What do you mean by Silicone lube doesn't dry? Are you talking about the white stuff that comes from www.rubiks.com or you mean silicone spray? Silicone spray is a liquid, so liquids dry right? I mean does water stay in a puddle forever after it rains? Of course not! Even silicone lube from Rubik's (comes with DIYs) are liquid (I think) so it must dry. 

Well silicone lube doesn't go away after it drys, it just like turns into like a solid or something (I don't know) I guess it works like wax because it reduces the friction between the cube pieces.

Also, if the lubricant hasn't dried, you would see white stuff everywhere. When it has dried, you don't seen anything.


----------



## tpsolver (Mar 24, 2008)

pcwiz said:


> tpsolver said:
> 
> 
> > Sillicone lube doesn't dry, does it?
> ...



I opened up my cube and sprayed it, waited hours and it didn't dry. I put it back together and when I do some solving, the lube seeps to the surface and makes the cube all slippery so I have to dry it off. It doesn't do that anymore though, but it's not as smooth. Should I lube it again but wait a lot longer for it to dry?


----------



## Rama (Mar 24, 2008)

Clean your cube first and then lube it.


----------



## Arget (Mar 24, 2008)

I usually lubricate my cube every 2-6 weeks.


----------



## dave (Mar 24, 2008)

I had a similar issue. It would be smooth after it was lubed but get all mooshy after a few days. I just played through the moosh and it eventually smoothed itself out very nicely. I'd say give about a week or two to see if your cube smooths itself out. I'm using a DIY type A cube btw.


----------



## Cubetrooper (Mar 25, 2008)

After bying the silicon spray I wanted to lube immediately and wanted to know how much smoother my cube will become. So I disassembled the cube and sprayed one side, waited for 10 min, turn the cubies and sprayed another side.
But the lubricant hadn't dryed yet and my patience was gone, so I assembled the cube. It was smooth but I have to re-lube it often.

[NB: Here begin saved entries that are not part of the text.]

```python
def require_experiments():
    if not has_experiments:
        raise RuntimeError(f"{LIB_PATH} is the product library: the rvc_debug_* hooks exist in -DRVC_EXPERIMENTS builds only - "
                           "bash tools/build_variant.sh exp && RVC_HIP_LIB=comfy-rvc_amd/csrc/variants/librvc_hip_exp.so python <tool>")


def check(status):
    if status != 0:
        raise RvcHipError(lib.rvc_last_error().decode("utf-8", "replace"))


def ptr(t):
    if t is None:
        return None
    if hasattr(t, "data_ptr"):
        return c_void_p(t.data_ptr())
    return c_void_p(t.ctypes.data)


class _DeviceSpan:

    def __init__(self, address, shape):
        self.__cuda_array_interface__ = {"shape": tuple(int(v) for v in shape), "typestr": "<f4", "data": (int(address), False), "version": 2, "strides": None}


def device_view(address, shape, device):
    import torch
    with torch.cuda.device(device):
        return torch.as_tensor(_DeviceSpan(address, shape), device=device).clone()


def current_stream():
    import torch
    return c_void_p(torch.cuda.current_stream().cuda_stream)


# ... 27 lines not shown
```

comfy-rvc_amd/csrc/conv_kernels.h:

```cpp
#pragma once
#include "rvc_internal.h"
#include <hip/hip_ext.h>

namespace rvc {

typedef float f32x16 __attribute__((ext_vector_type(16)));
typedef unsigned int u32x4 __attribute__((ext_vector_type(4)));

struct ConvArgsX : ConvArgs {
  long long ldW;
  int Wcols;
  int Wrows;
  int ksplit; float* partial; long long ldP;
  unsigned magRP, magPW;
  int ni; unsigned magNI;
  const unsigned char* Wx; int CoPx; int xbufs; int NC; int kreal; long long wxBatch;
  const unsigned char* Wx2; const float* bias1; int fuse_p2; float fuse_slope;
  const unsigned char* Xs; long long xsTp;
  unsigned char* Ys; long long ysTp; float ys_slope;
  int wbufs;
  int xcd_remap;
  int h2;
};

__device__ __forceinline__ __amdgpu_buffer_rsrc_t make_rsrc(const void* base, unsigned bytes) {
  return __builtin_amdgcn_make_buffer_rsrc(const_cast<void*>(base), 0, (int)bytes, 0x00020000);
}
constexpr unsigned kOOB = 0x80000000u;
__device__ __forceinline__ float buf_load(__amdgpu_buffer_rsrc_t r, unsigned voff, unsigned soff = 0) {
  return __uint_as_float(__builtin_amdgcn_raw_buffer_load_b32(r, (int)voff, (int)soff, 0));
}
__device__ __forceinline__ void buf_dma(__amdgpu_buffer_rsrc_t rs, unsigned char* lds_dst, int voffset, int soffset) {
  __builtin_amdgcn_raw_ptr_buffer_load_lds(rs, (__attribute__((address_space(3))) void*)lds_dst, 16, voffset, soffset, 0, 0);
}

template <int WM, int WN, int AM, int AN, int G, bool HAS_R, bool HAS_ACC>
__device__ __forceinline__ void dense_epilogue_t(const ConvArgsX& p, f32x16 (&acc)[AM][AN], int z, int co0, int n0, int wm, int wn, int li, int lh) {
  const float* __restrict__ bias = p.bias ? p.bias + (long long)z * p.bBatch : nullptr;
  const float* R = HAS_R ? p.R + (long long)z * p.rBatch : nullptr;
  float* Y = p.Y + (long long)z * p.yBatch;
  const float lslope = p.act == ACT_NONE ? 1.f : (p.act == ACT_RELU ? 0.f : p.act_slope);
  const float oscale = p.out_scale;
  const bool plain = p.orows == p.Co;
  const __amdgpu_buffer_rsrc_t yrs = make_rsrc(Y, (unsigned)p.orows * (unsigned)p.ldY * 4u);
  const __amdgpu_buffer_rsrc_t rrs = make_rsrc(HAS_R ? R : Y, HAS_R ? (unsigned)p.orows * (unsigned)p.ldR * 4u : 0u);
  const bool abr = p.act_before_res != 0;
  constexpr bool need_loads = HAS_R || HAS_ACC;
  auto row_info = [&](int am, int r, bool& mok, float& bv, unsigned& yrow, unsigned& rrow) {
    const int m = co0 + (wm * AM + am) * 32 + (r & 3) + 8 * (r >> 2) + 4 * lh;
    mok = m < p.Co;
    const int co = plain ? m : m % p.orows;
    bv = (bias && mok) ? bias[co] : 0.f;
    yrow = (unsigned)co * (unsigned)p.ldY; rrow = (unsigned)co * (unsigned)p.ldR;
  };
  static_assert(16 % G == 0, "group size");
#pragma unroll
  for (int am = 0; am < AM; ++am) {
    float rv[G][AN], yv[G][AN], rvn[G][AN], yvn[G][AN];
#pragma unroll
    for (int j = 0; j < G; ++j)
#pragma unroll
      for (int an = 0; an < AN; ++an) { rv[j][an] = 0.f; yv[j][an] = 0.f; rvn[j][an] = 0.f; yvn[j][an] = 0.f; }
    auto load_group = [&](int r0, float (&rr)[G][AN], float (&yy)[G][AN]) {
#pragma unroll
      for (int j = 0; j < G; ++j) {
        bool mok; float bv; unsigned yrow, rrow;
        row_info(am, r0 + j, mok, bv, yrow, rrow);
#pragma unroll
        for (int an = 0; an < AN; ++an) {
          const int n = n0 + (wn * AN + an) * 32 + li;
          const bool ok = mok && n < p.Tout;
          if constexpr (HAS_R) rr[j][an] = buf_load(rrs, ok ? (rrow + (unsigned)n) * 4u : kOOB);
          if constexpr (HAS_ACC) yy[j][an] = buf_load(yrs, ok ? (yrow + (unsigned)n) * 4u : kOOB);
        }
      }
    };
    if constexpr (need_loads) load_group(0, rv, yv);
#pragma unroll
    for (int r0 = 0; r0 < 16; r0 += G) {
      if constexpr (need_loads) { if (r0 + G < 16) load_group(r0 + G, rvn, yvn); }
#pragma unroll
      for (int j = 0; j < G; ++j) {
        bool mok; float bv; unsigned yrow, rrow;
        row_info(am, r0 + j, mok, bv, yrow, rrow);
#pragma unroll
        for (int an = 0; an < AN; ++an) {
          const int n = n0 + (wn * AN + an) * 32 + li;
          const bool ok = mok && n < p.Tout;
          float v = acc[am][an][r0 + j] + bv;
          if (abr) v = fmaxf(v, v * lslope) + rv[j][an];
          else { v += rv[j][an]; v = fmaxf(v, v * lslope); }
          v = v * oscale + yv[j][an];
          __builtin_amdgcn_raw_buffer_store_b32(__float_as_uint(v), yrs, (int)(ok ? (yrow + (unsigned)n) * 4u : kOOB), 0, 0);
        }
      }
#pragma unroll
      for (int j = 0; j < G; ++j)
#pragma unroll
        for (int an = 0; an < AN; ++an) { rv[j][an] = rvn[j][an]; yv[j][an] = yvn[j][an]; }
    }
  }
}
template <int WM, int WN, int AM, int AN, int G = 1>
__device__ __forceinline__ void dense_epilogue(const ConvArgsX& p, f32x16 (&acc)[AM][AN], int z, int co0, int n0, int wm, int wn, int li, int lh) {
  const bool has_r = p.R != nullptr, has_acc = p.accumulate != 0;
  if (has_r && has_acc) dense_epilogue_t<WM, WN, AM, AN, G, true, true>(p, acc, z, co0, n0, wm, wn, li, lh);
  else if (has_r) dense_epilogue_t<WM, WN, AM, AN, (AM * AN >= 8 ? 2 * G : G) <= 16 ? (AM * AN >= 8 ? 2 * G : G) : 16, true, false>(p, acc, z, co0, n0, wm, wn, li, lh);
  else if (has_acc) dense_epilogue_t<WM, WN, AM, AN, G, false, true>(p, acc, z, co0, n0, wm, wn, li, lh);
  else dense_epilogue_t<WM, WN, AM, AN, G, false, false>(p, acc, z, co0, n0, wm, wn, li, lh);
}

struct TileCfg { int WM, WN, AM, AN; };
TileCfg choose_tile(int M, long long N, int batch);
int tile_cfg_id(const TileCfg& t);

constexpr int kProfCfgs = 24;
struct ProfTicket { hipEvent_t a = nullptr, b = nullptr; bool on = false; };
ProfTicket conv_prof_begin(hipStream_t s);
struct ProfKernelEvents { hipEvent_t ka = nullptr, kb = nullptr; bool armed = false; int launches = 0; };
ProfKernelEvents& prof_kernel_events();
template <class K, class A>
inline void conv_launch(K kern, dim3 grid, dim3 block, size_t lds, hipStream_t s, const A& a) {
  ProfKernelEvents& pe = prof_kernel_events();
  if (pe.armed && pe.launches++ == 0) hipExtLaunchKernelGGL(kern, grid, block, lds, s, pe.ka, pe.kb, 0, a);
  else hipLaunchKernelGGL(kern, grid, block, lds, s, a);
}
void conv_prof_end(ProfTicket& t, hipStream_t s, double flops, int cfg, double bytes = 0.0, const ConvArgsX* shape = nullptr, long long blocks = 0,
                   int fused = 0);
int conv_prof_dump_csv(const char* path);
double conv_alg_bytes(const ConvArgsX& a, int batch);
int conv_prof_collect_ex(double* out , double ridge_fp32, double ridge_x3);

void splitk_reduce_launch(const ConvArgsX& a, int S, int batch, hipStream_t s);

int device_cu_count();
inline int x3_xcd_remap() { static const int v = exp_int("RVC_X3_XCD", 1); return v; }
typedef void (*ConvLaunchFn)(const ConvArgsX&, dim3, size_t, hipStream_t);
struct ConvPlan {
  ConvArgsX a;
  long long plan_T = 0;
  ConvLaunchFn launch = nullptr;
  dim3 grid; size_t lds = 0;
  int prof_cfg = 0, prof_fused = 0;
  double alg_bytes = 0.0, flops = 0.0;
};
bool conv_x3_plan(const ConvArgsX& a0, int batch, long long Tplan, ConvPlan& p);
void conv_plan_launch(const ConvPlan& p, hipStream_t s);
bool conv_x3p_plan(ConvPlan& p, int AM, int AN);
int conv_x3p_check_read();
bool conv_x3q_plan(ConvPlan& p, int AM, int AN);
bool conv_x3g_plan(ConvPlan& p);
bool conv_x3pf_plan(ConvPlan& p);
bool conv_rbh_plan(ConvPlan& p);
bool conv_x3_pair_plan(const ConvLayer& c1, const ConvLayer& c2, const float* X, long long ldX, int T, long long Tplan, float* Y, long long ldY,
                       const ConvEpilogue& e2, int h2, ConvPlan& p);

struct Rb3Args {
  const float* X; long long ldX; float* Y; long long ldY;
  const unsigned char* W[6];
  const float* B[6];
  int CoPx;
  int T, halo, NO;
  float pre_slope, mid_slope, out_scale;
  const float* nsrc; const float* nw; const float* nb;
};
struct Rb3Plan {
  Rb3Args a; void (*launch)(const Rb3Args&, dim3, size_t, hipStream_t) = nullptr; dim3 grid; size_t lds = 0;
  int C = 0, k = 0, accumulate = 0;
};
bool conv_rb3_plan(const ConvLayer* const* c1, const ConvLayer* const* c2, const float* X, long long ldX, int T, long long Tplan, float* Y, long long ldY,
                   float pre_slope, float out_scale, int accumulate, int h2, const float* nsrc, const float* nw, const float* nb, Rb3Plan& p);
void conv_rb3_launch(const Rb3Plan& p, hipStream_t s);

}
```

comfy-rvc_amd/csrc/conv_mfma.hip:

```cpp
#include "conv_kernels.h"
#include "phase_timing.h"
#include <atomic>
#include <tuple>
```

Okay, now I'll let the spray dry completely. Thx guys


----------



## tpsolver (Mar 25, 2008)

If I want to lube my cube again, shall I wipe off all of the silicone already on it before I apply the spray?


----------



## AvGalen (Mar 25, 2008)

tpsolver said:


> If I want to lube my cube again, shall I wipe off all of the silicone already on it before I apply the spray?


Wipe off the old lube
Apply the new lube
Let the lube dry
Wipe off the excess lube


----------



## tpsolver (Mar 25, 2008)

AvGalen said:


> tpsolver said:
> 
> 
> > If I want to lube my cube again, shall I wipe off all of the silicone already on it before I apply the spray?
> ...



Great, thank you . If my cube doesn't improve then I'll probably have to re-lube it.


----------



## pcwiz (Mar 26, 2008)

Seeing that you say you have to lube your cube everyday with silicone, you may not know what the lubricate cube is SUPPOSED to feel like.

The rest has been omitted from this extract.